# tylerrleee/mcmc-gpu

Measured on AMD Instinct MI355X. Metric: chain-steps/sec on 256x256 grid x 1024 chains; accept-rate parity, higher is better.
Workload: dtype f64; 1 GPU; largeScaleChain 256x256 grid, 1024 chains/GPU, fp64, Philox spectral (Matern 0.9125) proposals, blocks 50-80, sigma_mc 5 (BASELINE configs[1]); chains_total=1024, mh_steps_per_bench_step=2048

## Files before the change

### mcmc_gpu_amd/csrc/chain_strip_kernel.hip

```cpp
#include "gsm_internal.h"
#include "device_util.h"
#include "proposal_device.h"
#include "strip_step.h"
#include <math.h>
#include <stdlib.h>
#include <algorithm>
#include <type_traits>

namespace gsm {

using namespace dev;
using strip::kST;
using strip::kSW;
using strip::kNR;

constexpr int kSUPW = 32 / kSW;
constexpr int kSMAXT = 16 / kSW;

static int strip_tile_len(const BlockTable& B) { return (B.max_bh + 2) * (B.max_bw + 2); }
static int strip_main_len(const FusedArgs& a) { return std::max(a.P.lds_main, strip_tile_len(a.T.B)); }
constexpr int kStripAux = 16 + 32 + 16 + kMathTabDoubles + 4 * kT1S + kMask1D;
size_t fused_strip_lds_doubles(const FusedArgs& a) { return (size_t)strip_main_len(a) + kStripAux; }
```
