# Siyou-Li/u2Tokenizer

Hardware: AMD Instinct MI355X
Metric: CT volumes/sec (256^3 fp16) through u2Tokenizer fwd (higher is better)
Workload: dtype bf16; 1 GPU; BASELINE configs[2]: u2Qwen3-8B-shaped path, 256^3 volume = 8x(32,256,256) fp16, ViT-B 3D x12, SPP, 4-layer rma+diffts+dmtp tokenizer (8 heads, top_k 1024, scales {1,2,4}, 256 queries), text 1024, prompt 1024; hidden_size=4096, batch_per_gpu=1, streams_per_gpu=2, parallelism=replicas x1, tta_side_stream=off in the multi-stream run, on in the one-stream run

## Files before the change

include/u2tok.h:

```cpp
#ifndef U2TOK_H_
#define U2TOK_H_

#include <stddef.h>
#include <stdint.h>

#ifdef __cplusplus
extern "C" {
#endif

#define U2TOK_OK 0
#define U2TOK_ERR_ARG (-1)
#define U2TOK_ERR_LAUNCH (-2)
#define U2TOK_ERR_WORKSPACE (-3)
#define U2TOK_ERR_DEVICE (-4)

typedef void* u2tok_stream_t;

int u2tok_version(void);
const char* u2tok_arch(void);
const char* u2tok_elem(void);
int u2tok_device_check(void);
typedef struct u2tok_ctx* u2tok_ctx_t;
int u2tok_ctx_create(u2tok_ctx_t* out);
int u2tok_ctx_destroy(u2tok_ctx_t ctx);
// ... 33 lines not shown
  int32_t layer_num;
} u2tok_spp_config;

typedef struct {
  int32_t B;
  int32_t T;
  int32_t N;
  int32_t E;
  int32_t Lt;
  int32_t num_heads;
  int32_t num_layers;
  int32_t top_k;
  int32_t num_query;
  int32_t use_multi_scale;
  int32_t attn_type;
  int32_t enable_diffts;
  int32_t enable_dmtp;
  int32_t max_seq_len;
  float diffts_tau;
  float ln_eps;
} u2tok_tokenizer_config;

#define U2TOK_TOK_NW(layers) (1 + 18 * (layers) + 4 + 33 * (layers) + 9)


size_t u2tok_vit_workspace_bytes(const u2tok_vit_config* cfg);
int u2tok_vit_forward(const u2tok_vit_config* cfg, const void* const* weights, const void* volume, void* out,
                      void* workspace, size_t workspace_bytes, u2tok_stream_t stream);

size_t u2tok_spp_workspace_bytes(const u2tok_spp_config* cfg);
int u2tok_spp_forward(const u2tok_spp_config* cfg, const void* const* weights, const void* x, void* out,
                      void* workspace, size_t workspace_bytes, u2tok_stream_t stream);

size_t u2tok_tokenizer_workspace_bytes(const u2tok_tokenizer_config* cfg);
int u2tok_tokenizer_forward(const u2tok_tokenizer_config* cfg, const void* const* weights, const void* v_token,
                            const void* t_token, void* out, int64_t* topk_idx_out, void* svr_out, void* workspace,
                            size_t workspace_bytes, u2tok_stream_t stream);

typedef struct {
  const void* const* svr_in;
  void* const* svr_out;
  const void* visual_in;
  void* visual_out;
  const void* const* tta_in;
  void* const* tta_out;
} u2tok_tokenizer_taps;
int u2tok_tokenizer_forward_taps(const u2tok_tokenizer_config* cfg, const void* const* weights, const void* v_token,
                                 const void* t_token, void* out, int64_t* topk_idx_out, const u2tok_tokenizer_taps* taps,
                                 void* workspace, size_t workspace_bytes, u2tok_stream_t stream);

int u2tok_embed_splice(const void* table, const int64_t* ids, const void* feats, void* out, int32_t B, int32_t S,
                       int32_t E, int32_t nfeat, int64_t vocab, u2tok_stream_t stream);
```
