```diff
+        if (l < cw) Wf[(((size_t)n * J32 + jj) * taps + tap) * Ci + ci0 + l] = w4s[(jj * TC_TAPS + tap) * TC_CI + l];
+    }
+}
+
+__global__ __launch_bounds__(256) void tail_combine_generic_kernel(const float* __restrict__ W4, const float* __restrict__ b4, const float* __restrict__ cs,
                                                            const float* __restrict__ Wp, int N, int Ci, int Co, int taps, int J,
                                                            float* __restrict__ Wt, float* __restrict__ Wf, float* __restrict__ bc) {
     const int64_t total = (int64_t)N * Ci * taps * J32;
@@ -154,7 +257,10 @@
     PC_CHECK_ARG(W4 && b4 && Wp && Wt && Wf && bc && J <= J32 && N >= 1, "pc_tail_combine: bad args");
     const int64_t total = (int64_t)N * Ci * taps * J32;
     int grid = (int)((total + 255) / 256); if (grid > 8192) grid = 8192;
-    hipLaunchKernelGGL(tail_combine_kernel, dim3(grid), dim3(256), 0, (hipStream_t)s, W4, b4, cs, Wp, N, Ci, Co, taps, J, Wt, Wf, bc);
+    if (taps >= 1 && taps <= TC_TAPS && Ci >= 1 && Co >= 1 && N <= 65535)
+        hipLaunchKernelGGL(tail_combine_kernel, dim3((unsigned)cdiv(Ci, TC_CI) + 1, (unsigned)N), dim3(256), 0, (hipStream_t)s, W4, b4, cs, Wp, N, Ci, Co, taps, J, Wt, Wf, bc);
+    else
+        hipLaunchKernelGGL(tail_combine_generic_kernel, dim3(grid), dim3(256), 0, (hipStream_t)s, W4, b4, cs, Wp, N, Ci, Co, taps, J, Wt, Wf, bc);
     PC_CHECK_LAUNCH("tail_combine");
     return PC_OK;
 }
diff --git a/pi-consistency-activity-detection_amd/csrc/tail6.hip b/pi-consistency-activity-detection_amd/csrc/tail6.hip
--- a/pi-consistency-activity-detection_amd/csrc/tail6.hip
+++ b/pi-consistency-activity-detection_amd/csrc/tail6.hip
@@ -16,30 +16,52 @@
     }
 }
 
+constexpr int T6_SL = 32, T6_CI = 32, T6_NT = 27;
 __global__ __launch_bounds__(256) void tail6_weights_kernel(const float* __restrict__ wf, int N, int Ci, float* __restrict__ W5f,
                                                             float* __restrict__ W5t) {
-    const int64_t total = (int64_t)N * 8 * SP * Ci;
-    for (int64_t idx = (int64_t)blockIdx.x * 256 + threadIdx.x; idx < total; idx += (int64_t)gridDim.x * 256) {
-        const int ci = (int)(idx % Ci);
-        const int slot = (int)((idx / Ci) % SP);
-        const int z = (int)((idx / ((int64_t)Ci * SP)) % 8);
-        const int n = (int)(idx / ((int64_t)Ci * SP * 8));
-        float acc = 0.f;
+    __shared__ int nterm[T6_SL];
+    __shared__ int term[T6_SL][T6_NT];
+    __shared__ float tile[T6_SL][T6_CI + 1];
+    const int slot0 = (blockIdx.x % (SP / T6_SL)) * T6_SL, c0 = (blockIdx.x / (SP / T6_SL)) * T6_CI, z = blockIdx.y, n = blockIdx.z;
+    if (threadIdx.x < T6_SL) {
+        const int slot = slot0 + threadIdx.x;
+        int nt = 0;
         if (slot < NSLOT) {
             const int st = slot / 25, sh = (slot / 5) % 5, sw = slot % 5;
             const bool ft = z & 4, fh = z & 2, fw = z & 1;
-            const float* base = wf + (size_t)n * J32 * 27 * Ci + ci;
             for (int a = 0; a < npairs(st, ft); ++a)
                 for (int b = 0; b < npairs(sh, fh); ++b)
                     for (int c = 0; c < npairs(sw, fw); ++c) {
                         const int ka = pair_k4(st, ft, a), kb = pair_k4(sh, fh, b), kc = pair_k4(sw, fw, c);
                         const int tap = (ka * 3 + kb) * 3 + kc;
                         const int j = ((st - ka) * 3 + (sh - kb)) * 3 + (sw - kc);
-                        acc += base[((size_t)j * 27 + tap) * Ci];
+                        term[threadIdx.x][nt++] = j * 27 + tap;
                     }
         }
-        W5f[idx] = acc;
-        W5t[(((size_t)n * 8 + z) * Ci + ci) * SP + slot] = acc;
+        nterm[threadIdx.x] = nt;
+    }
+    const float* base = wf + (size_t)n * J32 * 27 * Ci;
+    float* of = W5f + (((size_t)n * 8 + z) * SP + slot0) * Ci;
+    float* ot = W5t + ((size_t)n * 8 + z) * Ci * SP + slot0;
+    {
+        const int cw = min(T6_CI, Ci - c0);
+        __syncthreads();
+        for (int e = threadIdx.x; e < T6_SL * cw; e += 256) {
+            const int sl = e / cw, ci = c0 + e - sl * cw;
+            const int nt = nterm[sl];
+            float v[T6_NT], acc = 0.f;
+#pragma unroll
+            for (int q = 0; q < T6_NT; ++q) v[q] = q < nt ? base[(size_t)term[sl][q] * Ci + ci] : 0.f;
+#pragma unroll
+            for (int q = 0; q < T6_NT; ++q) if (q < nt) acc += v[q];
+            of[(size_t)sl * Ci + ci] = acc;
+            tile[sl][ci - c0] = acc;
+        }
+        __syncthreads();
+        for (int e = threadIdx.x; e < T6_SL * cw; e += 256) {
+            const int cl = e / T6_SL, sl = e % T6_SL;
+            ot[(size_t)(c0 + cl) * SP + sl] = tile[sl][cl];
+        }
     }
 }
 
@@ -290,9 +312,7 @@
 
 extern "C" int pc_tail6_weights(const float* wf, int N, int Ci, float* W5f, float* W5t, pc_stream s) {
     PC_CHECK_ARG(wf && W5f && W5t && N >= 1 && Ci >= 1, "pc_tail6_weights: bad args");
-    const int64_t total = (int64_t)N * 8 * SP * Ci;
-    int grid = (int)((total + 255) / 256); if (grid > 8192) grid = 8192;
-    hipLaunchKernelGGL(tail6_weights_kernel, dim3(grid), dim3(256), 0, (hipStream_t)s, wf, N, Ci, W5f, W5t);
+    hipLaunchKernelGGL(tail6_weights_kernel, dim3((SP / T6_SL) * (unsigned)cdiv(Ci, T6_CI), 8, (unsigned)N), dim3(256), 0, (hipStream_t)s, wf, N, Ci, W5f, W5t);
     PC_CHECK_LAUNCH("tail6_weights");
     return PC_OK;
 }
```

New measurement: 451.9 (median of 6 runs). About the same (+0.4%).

-- -- --

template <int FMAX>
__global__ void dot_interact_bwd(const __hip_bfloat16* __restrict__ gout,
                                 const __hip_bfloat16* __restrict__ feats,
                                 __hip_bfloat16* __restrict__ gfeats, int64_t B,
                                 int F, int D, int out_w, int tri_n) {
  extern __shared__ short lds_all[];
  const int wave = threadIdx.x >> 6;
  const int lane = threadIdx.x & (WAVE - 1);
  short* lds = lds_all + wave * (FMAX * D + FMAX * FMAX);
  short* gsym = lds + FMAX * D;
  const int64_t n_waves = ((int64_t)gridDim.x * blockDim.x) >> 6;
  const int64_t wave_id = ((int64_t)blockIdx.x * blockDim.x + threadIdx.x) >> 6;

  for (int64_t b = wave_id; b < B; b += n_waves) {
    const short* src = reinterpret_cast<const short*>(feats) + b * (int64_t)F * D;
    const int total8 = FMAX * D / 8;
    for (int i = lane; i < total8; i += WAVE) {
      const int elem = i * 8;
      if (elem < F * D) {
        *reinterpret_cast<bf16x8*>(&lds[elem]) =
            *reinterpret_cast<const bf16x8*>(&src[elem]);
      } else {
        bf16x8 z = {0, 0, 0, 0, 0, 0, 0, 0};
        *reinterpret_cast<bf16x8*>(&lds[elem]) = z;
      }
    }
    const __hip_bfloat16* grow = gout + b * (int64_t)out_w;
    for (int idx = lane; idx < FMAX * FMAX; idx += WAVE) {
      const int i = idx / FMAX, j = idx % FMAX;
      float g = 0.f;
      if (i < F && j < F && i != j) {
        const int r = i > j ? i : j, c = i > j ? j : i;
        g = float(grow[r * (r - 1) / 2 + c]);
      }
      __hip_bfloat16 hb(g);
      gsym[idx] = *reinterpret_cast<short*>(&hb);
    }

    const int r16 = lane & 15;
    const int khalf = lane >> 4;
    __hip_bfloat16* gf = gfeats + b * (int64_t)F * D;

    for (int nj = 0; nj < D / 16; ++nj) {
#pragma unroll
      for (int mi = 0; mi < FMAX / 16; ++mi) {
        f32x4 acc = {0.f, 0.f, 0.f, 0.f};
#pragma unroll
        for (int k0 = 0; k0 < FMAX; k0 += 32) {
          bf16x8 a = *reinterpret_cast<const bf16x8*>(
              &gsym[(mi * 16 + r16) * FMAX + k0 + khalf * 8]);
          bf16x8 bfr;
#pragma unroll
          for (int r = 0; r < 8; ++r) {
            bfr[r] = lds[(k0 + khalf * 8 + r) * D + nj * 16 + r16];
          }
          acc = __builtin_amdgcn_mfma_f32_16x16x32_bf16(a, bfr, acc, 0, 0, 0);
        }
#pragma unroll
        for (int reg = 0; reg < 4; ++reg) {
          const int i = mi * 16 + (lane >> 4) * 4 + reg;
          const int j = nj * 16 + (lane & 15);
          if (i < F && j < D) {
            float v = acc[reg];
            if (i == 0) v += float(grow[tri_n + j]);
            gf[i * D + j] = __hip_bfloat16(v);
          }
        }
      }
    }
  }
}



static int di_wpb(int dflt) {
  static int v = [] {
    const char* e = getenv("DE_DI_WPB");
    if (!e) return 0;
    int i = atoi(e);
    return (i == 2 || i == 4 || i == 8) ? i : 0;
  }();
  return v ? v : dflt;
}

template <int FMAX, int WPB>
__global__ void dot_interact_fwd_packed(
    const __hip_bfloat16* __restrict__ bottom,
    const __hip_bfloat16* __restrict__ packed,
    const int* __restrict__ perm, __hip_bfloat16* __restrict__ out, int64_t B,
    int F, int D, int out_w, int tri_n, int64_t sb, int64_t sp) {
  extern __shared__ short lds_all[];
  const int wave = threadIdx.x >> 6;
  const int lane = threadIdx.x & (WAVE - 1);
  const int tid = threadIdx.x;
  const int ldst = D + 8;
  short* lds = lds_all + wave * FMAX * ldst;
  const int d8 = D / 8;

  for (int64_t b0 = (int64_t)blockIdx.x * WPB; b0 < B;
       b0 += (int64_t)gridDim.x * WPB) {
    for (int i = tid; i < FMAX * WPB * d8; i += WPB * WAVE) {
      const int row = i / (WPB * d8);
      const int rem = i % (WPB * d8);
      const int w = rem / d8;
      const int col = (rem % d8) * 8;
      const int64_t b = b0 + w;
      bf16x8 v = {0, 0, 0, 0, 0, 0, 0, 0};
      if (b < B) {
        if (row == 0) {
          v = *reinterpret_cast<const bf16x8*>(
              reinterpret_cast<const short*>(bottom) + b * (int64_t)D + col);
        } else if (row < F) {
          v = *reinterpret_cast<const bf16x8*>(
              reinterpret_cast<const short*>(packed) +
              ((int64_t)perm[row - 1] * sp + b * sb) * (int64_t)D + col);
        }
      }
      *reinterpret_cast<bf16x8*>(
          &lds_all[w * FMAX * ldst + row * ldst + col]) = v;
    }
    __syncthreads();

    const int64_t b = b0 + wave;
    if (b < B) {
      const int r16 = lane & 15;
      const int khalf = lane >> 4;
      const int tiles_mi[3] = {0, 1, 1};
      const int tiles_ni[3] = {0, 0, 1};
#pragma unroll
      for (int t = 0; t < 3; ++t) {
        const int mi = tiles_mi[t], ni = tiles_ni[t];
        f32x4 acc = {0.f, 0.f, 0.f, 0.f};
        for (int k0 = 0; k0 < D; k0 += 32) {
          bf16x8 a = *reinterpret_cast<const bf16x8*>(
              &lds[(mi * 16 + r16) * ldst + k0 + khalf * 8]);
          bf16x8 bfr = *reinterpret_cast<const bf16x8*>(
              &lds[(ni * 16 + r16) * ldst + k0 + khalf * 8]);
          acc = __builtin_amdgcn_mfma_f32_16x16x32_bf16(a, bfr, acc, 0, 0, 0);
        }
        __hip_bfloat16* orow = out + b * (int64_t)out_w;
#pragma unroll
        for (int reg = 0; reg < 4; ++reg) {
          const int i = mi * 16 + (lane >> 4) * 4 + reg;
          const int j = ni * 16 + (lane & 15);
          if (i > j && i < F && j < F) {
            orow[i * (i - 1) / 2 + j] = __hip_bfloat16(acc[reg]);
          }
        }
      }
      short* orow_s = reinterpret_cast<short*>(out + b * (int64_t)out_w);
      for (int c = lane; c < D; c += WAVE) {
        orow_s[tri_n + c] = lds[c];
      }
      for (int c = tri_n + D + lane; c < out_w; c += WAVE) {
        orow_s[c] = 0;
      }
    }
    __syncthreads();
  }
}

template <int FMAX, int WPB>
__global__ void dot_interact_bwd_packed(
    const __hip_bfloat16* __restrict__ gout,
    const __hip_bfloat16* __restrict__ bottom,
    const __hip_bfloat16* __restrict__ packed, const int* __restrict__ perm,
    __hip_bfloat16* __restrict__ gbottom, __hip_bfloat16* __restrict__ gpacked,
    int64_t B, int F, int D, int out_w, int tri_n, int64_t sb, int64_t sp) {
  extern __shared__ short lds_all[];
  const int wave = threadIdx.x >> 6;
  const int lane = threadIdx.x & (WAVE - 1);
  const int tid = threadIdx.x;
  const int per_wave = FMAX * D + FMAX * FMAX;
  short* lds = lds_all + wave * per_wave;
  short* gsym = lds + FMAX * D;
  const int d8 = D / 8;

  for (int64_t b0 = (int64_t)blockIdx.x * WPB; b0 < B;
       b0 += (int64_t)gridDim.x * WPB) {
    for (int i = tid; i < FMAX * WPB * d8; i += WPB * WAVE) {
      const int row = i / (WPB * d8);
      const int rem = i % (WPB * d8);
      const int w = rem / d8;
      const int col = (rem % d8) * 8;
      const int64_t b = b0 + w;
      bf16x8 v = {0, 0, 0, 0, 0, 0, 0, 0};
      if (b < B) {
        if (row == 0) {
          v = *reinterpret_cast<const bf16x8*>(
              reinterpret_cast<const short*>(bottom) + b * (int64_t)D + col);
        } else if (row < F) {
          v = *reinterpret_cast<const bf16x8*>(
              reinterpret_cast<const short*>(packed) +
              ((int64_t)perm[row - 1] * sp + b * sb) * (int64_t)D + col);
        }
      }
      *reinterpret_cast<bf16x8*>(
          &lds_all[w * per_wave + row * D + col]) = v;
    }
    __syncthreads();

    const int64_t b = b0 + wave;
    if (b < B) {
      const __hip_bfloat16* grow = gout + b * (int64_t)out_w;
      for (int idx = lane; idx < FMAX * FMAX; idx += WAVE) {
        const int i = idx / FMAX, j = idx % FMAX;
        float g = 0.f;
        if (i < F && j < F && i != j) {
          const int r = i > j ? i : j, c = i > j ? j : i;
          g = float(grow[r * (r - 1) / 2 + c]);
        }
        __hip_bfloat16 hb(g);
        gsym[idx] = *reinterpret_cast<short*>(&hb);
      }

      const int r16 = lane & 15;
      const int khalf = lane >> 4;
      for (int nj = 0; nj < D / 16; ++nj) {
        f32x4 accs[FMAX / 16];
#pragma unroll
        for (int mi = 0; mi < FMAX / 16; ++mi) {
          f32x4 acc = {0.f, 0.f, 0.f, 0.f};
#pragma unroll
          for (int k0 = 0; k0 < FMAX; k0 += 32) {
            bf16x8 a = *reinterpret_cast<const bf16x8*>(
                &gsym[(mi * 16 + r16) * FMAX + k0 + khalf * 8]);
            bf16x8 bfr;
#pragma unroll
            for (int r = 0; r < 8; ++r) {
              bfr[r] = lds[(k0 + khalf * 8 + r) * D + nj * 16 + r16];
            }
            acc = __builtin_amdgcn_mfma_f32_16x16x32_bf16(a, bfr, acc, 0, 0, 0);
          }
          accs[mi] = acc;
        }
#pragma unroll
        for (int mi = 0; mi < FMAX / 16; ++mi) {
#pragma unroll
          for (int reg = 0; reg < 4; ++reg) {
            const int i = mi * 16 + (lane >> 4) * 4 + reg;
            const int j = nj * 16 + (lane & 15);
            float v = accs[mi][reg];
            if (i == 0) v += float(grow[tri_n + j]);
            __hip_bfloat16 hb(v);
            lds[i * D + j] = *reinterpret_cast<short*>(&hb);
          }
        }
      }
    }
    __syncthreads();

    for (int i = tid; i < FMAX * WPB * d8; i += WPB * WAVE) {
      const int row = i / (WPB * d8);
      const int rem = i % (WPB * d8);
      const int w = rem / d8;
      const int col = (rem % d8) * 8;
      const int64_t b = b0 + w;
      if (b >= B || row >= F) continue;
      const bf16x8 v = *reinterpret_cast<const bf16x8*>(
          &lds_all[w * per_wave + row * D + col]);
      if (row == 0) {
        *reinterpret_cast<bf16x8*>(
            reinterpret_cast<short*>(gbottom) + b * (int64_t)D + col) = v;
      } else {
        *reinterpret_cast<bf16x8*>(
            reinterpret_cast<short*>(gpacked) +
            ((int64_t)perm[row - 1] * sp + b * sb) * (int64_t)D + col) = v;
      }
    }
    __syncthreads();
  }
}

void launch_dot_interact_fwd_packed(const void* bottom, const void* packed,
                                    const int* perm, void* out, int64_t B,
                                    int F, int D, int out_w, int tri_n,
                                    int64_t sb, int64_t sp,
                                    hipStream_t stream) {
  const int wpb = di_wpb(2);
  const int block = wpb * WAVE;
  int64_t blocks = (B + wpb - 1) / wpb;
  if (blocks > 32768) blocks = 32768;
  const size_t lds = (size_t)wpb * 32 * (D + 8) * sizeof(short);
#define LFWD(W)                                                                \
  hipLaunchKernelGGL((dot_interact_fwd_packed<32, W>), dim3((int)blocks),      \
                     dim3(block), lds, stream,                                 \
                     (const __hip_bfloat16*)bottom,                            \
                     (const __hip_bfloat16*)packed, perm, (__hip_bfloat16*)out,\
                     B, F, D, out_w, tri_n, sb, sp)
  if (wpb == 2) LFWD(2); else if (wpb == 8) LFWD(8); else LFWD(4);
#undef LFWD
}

-- -- --

**What needs to be done:** Copy each line holding the word "unsigned" from the listing above.

**Exercise solution:**
+        hipLaunchKernelGGL(tail_combine_kernel, dim3((unsigned)cdiv(Ci, TC_CI) + 1, (unsigned)N), dim3(256), 0, (hipStream_t)s, W4, b4, cs, Wp, N, Ci, Co, taps, J, Wt, Wf, bc);
+    hipLaunchKernelGGL(tail6_weights_kernel, dim3((SP / T6_SL) * (unsigned)cdiv(Ci, T6_CI), 8, (unsigned)N), dim3(256), 0, (hipStream_t)s, wf, N, Ci, W5f, W5t);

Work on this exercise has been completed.